И тут раздался голос низкотемпературного художника:

– Немедленно уберите свой летательный аппарат с дороги. Не преграждайте путь поднимающемуся льду. Если бы в летающей машине не было моего коллеги, я просто пустил бы лед прямо на вас. Когда я творю, не выношу помех вдохновению. Улетайте на запад, на запад, на запад. Так будет ближе к краю.

– Краю? Краю чего? – спросил ничего не понимающий Янь Дун.

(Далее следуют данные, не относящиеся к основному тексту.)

diff --git a/chipmunk_amd/ops/_fake.py b/chipmunk_amd/ops/_fake.py
--- a/chipmunk_amd/ops/_fake.py
+++ b/chipmunk_amd/ops/_fake.py
@@ -100,6 +100,22 @@
         return [_o_like(q, token_major_o), q.new_empty((B, H, G, k.shape[2]), dtype=torch.bool),
                 q.new_empty((B, H, Nq, 1), dtype=torch.float32)]
 
+    @lib.register_fake("chipmunk::dense_colsum_topk_select")
+    def _(q, k, v, p, k_top, random_amount, groups, static_mask, token_major_o, multiple_of, want_mask):
+        B, H, Nq, D = q.shape
+        G, Nk = (Nq + 191) // 192, k.shape[2]
+        torch._check(Nk % 8 == 0 and multiple_of > 0, lambda: "the packed output needs a key count that is a multiple of 8 and a positive multiple_of")
+        return [_o_like(q, token_major_o), q.new_empty((B, H, G, Nk) if want_mask else (0,), dtype=torch.bool),
+                q.new_empty((B, H, Nq, 1), dtype=torch.float32), q.new_empty((B * H * G * Nk // 8,), dtype=torch.uint8),
+                q.new_empty((B, H, G), dtype=torch.int32)]
+
+    @lib.register_fake("chipmunk::topk_mask_select")
+    def _(cs, k, random_amount, groups, static_mask, multiple_of, want_mask):
+        B, H, G, N = cs.shape
+        torch._check(N % 8 == 0 and multiple_of > 0, lambda: "the packed output needs rows of a multiple of 8 columns and a positive multiple_of")
+        return [cs.new_empty(cs.shape if want_mask else (0,), dtype=torch.bool), cs.new_empty((B * H * G * N // 8,), dtype=torch.uint8),
+                cs.new_empty((B, H, G), dtype=torch.int32)]
+
     @lib.register_fake("chipmunk::qkv_split_norm")
     def _(qkv, q_weight, k_weight, heads, eps, freqs_cos=None, freqs_sin=None):
         out = qkv.new_empty((3, 1, heads, qkv.shape[0], 128))
diff --git a/chipmunk_amd/ops/attn.py b/chipmunk_amd/ops/attn.py
--- a/chipmunk_amd/ops/attn.py
+++ b/chipmunk_amd/ops/attn.py
@@ -59,6 +59,19 @@
     return o, mask, l
 
 
+def dense_colsum_topk_select(q: torch.Tensor, k: torch.Tensor, v: torch.Tensor, p: torch.Tensor, k_top: int, random_amount: float,
+                             groups, static_mask, token_major_o: bool = False, multiple_of: int = 1, want_mask: bool = False):
+    n = q.shape[-2]
+    padded = _pad_len(n)
+    assert p.shape[-2] in (n, padded), "p must be the l vector of the previous full step"
+    o, mask, l, packed, counts = torch.ops.chipmunk.dense_colsum_topk_select(
+        _last_dim_contiguous(q), _last_dim_contiguous(k), _last_dim_contiguous(v), p[..., :n, :].contiguous(), k_top, random_amount, groups,
+        static_mask, token_major_o, multiple_of, want_mask)
+    if padded != n:
+        l = F.pad(l, (0, 0, 0, padded - n))
+    return o, mask, l, packed, counts
+
+
 def csp_attn(q: torch.Tensor, k: torch.Tensor, v: torch.Tensor, indices: torch.Tensor,
              indices_counts: torch.Tensor) -> torch.Tensor:
     return torch.ops.chipmunk.csp_128_attn(q.contiguous(), k.contiguous(), v.contiguous(), indices.contiguous(),
@@ -85,4 +98,4 @@
 
 
 __all__ = ["csp_attn", "csp_attn_inplace", "csp_attn_out", "csp_attn_out_ragged", "compact_indices", "dense_attn", "dense_colsum_attn",
-           "dense_colsum_topk_mask"]
+           "dense_colsum_topk_mask", "dense_colsum_topk_select"]
diff --git a/chipmunk_amd/ops/indexed_io.py b/chipmunk_amd/ops/indexed_io.py
--- a/chipmunk_amd/ops/indexed_io.py
+++ b/chipmunk_amd/ops/indexed_io.py
@@ -40,9 +40,9 @@
 
 
 def mask_to_ragged_indices(mask: torch.Tensor, shape: Sequence[int], multiple_of: int, pad_to_multiple_of: int,
-                           sorted: bool = True) -> List[torch.Tensor]:
+                           sorted: bool = True, counts: Optional[torch.Tensor] = None) -> List[torch.Tensor]:
     if mask.is_cuda:
-        return torch.ops.chipmunk.mask_to_ragged_indices(mask, list(shape), multiple_of, pad_to_multiple_of, sorted)
+        return torch.ops.chipmunk.mask_to_ragged_indices(mask, list(shape), multiple_of, pad_to_multiple_of, sorted, counts)
     if mask.dtype == torch.uint8:
         from .bitpack import bitunpack
         mask = bitunpack(mask, shape)
@@ -70,6 +70,11 @@
     return torch.ops.chipmunk.topk_mask(cs, k, random_amount, groups, static_mask)
 
 
+def topk_mask_select(cs: torch.Tensor, k: int, random_amount: float = 0.0, groups: Optional[torch.Tensor] = None,
+                     static_mask: Optional[torch.Tensor] = None, multiple_of: int = 1, want_mask: bool = True) -> List[torch.Tensor]:
+    return torch.ops.chipmunk.topk_mask_select(cs, k, random_amount, groups, static_mask, multiple_of, want_mask)
+
+
 def manual_seed(seed: int) -> None:
     from .._native import manual_seed as _seed
     _seed(seed)
diff --git a/chipmunk_amd/util/config.py b/chipmunk_amd/util/config.py
--- a/chipmunk_amd/util/config.py
+++ b/chipmunk_amd/util/config.py
@@ -81,6 +81,7 @@
     "attn.keep_unpacked_indices_offloaded": True,
     "attn.kept_indices_offloaded_budget_gb": 8.0,
     "attn.ragged_mask_to_indices": True,
+    "attn.fused_select_outputs": True,
 }
 BASE_CONFIG["offloading"]["keep_resident_if_fits"] = AMD_EXTRA_KEYS["offloading.keep_resident_if_fits"]
 BASE_CONFIG["offloading"]["hbm_budget_gb"] = AMD_EXTRA_KEYS["offloading.hbm_budget_gb"]
@@ -97,6 +98,7 @@
 BASE_CONFIG["attn"]["keep_unpacked_indices_offloaded"] = AMD_EXTRA_KEYS["attn.keep_unpacked_indices_offloaded"]
 BASE_CONFIG["attn"]["kept_indices_offloaded_budget_gb"] = AMD_EXTRA_KEYS["attn.kept_indices_offloaded_budget_gb"]
 BASE_CONFIG["attn"]["ragged_mask_to_indices"] = AMD_EXTRA_KEYS["attn.ragged_mask_to_indices"]
+BASE_CONFIG["attn"]["fused_select_outputs"] = AMD_EXTRA_KEYS["attn.fused_select_outputs"]
 
 GLOBAL_CONFIG: Dict[str, Any] = copy.deepcopy(BASE_CONFIG)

– Ледяного куба, который я делаю.

Самолеты метнулись стаей перепуганных птиц, одновременно набирая высоту и разворачиваясь в ту сторону, которую указал низкотемпературный художник. Белый туман, образовавшийся из-за перепада температуры, рассеялся, и внизу до горизонта простиралось темно-синее ледяное поле. Самолет изо всех сил лез вверх, но ледяное поле поднималось еще быстрее, нагоняя и «Харбин Y-12», и все остальные самолеты.

– Проклятье, за нами сама Земля гонится! – выкрикнул пилот.

Как ни надрывался мотор, но ледяное поле быстро подлезало под самолет. Вот уже темно-синие неподвижные волны замелькали под самыми крыльями.

– Делать нечего, придется садиться на ледяное поле. Да где ж это видано – приземляться на наборе высоты?

Едва успел он договорить, как «Харбин Y-12» пересек границу ледяного поля. Под фюзеляжем мелькнул ровный край. Внизу снова появился океан, волны которого играли солнечными бликами. Примерно то же самое видит пилот истребителя в момент отрыва от палубы авианосца, не считая того, что этот «авианосец» был высотой в несколько километров!

Янь Дун резко обернулся. Позади медленно удалялся огромный темно-синий утес с чрезвычайно ровной поверхностью. Утес оказался очень длинным – увидеть одновременно два его конца было невозможно. Подножие утеса упиралось в воду; там, где на него набегали волны, образовался белый срез. Через несколько секунд он исчез, и на его месте явилась ровная поверхность. Гигантский айсберг отделился от океана и продолжал подниматься быстрее и быстрее. «Харбин Y-12», между тем снижался и вскоре оказался посередине между айсбергом и морем. Янь Дун видел еще одно ледяное поле. Только находилось оно не под ним, а над ним и казалось необыкновенно, угнетающе темным куском неба.

Когда ледяная глыба поднялась еще выше, Янь Дун наконец собственными глазами увидел, что низкотемпературный художник сделал именно то, что намеревался: гигантскую глыбу льда в форме прямоугольного параллелепипеда. Теперь эта темно-синяя глыба висела над головой, занимая две трети неба. Высоко в небе на плоской грани пучком ослепительных молний играл солнечный свет. На фоне этого гигантского задника медленно поднимались несколько самолетов, напоминающих воробьев, кружащих перед небоскребом. Их и разглядеть-то можно было, лишь хорошо присмотревшись. Позднее радиолокационные измерения позволили установить, что ледяная глыба представляла собой совершенно правильный, сильно вытянутый прямоугольный параллелепипед шестидесяти километров в длину, двадцати километров в ширину и пяти километров в высоту.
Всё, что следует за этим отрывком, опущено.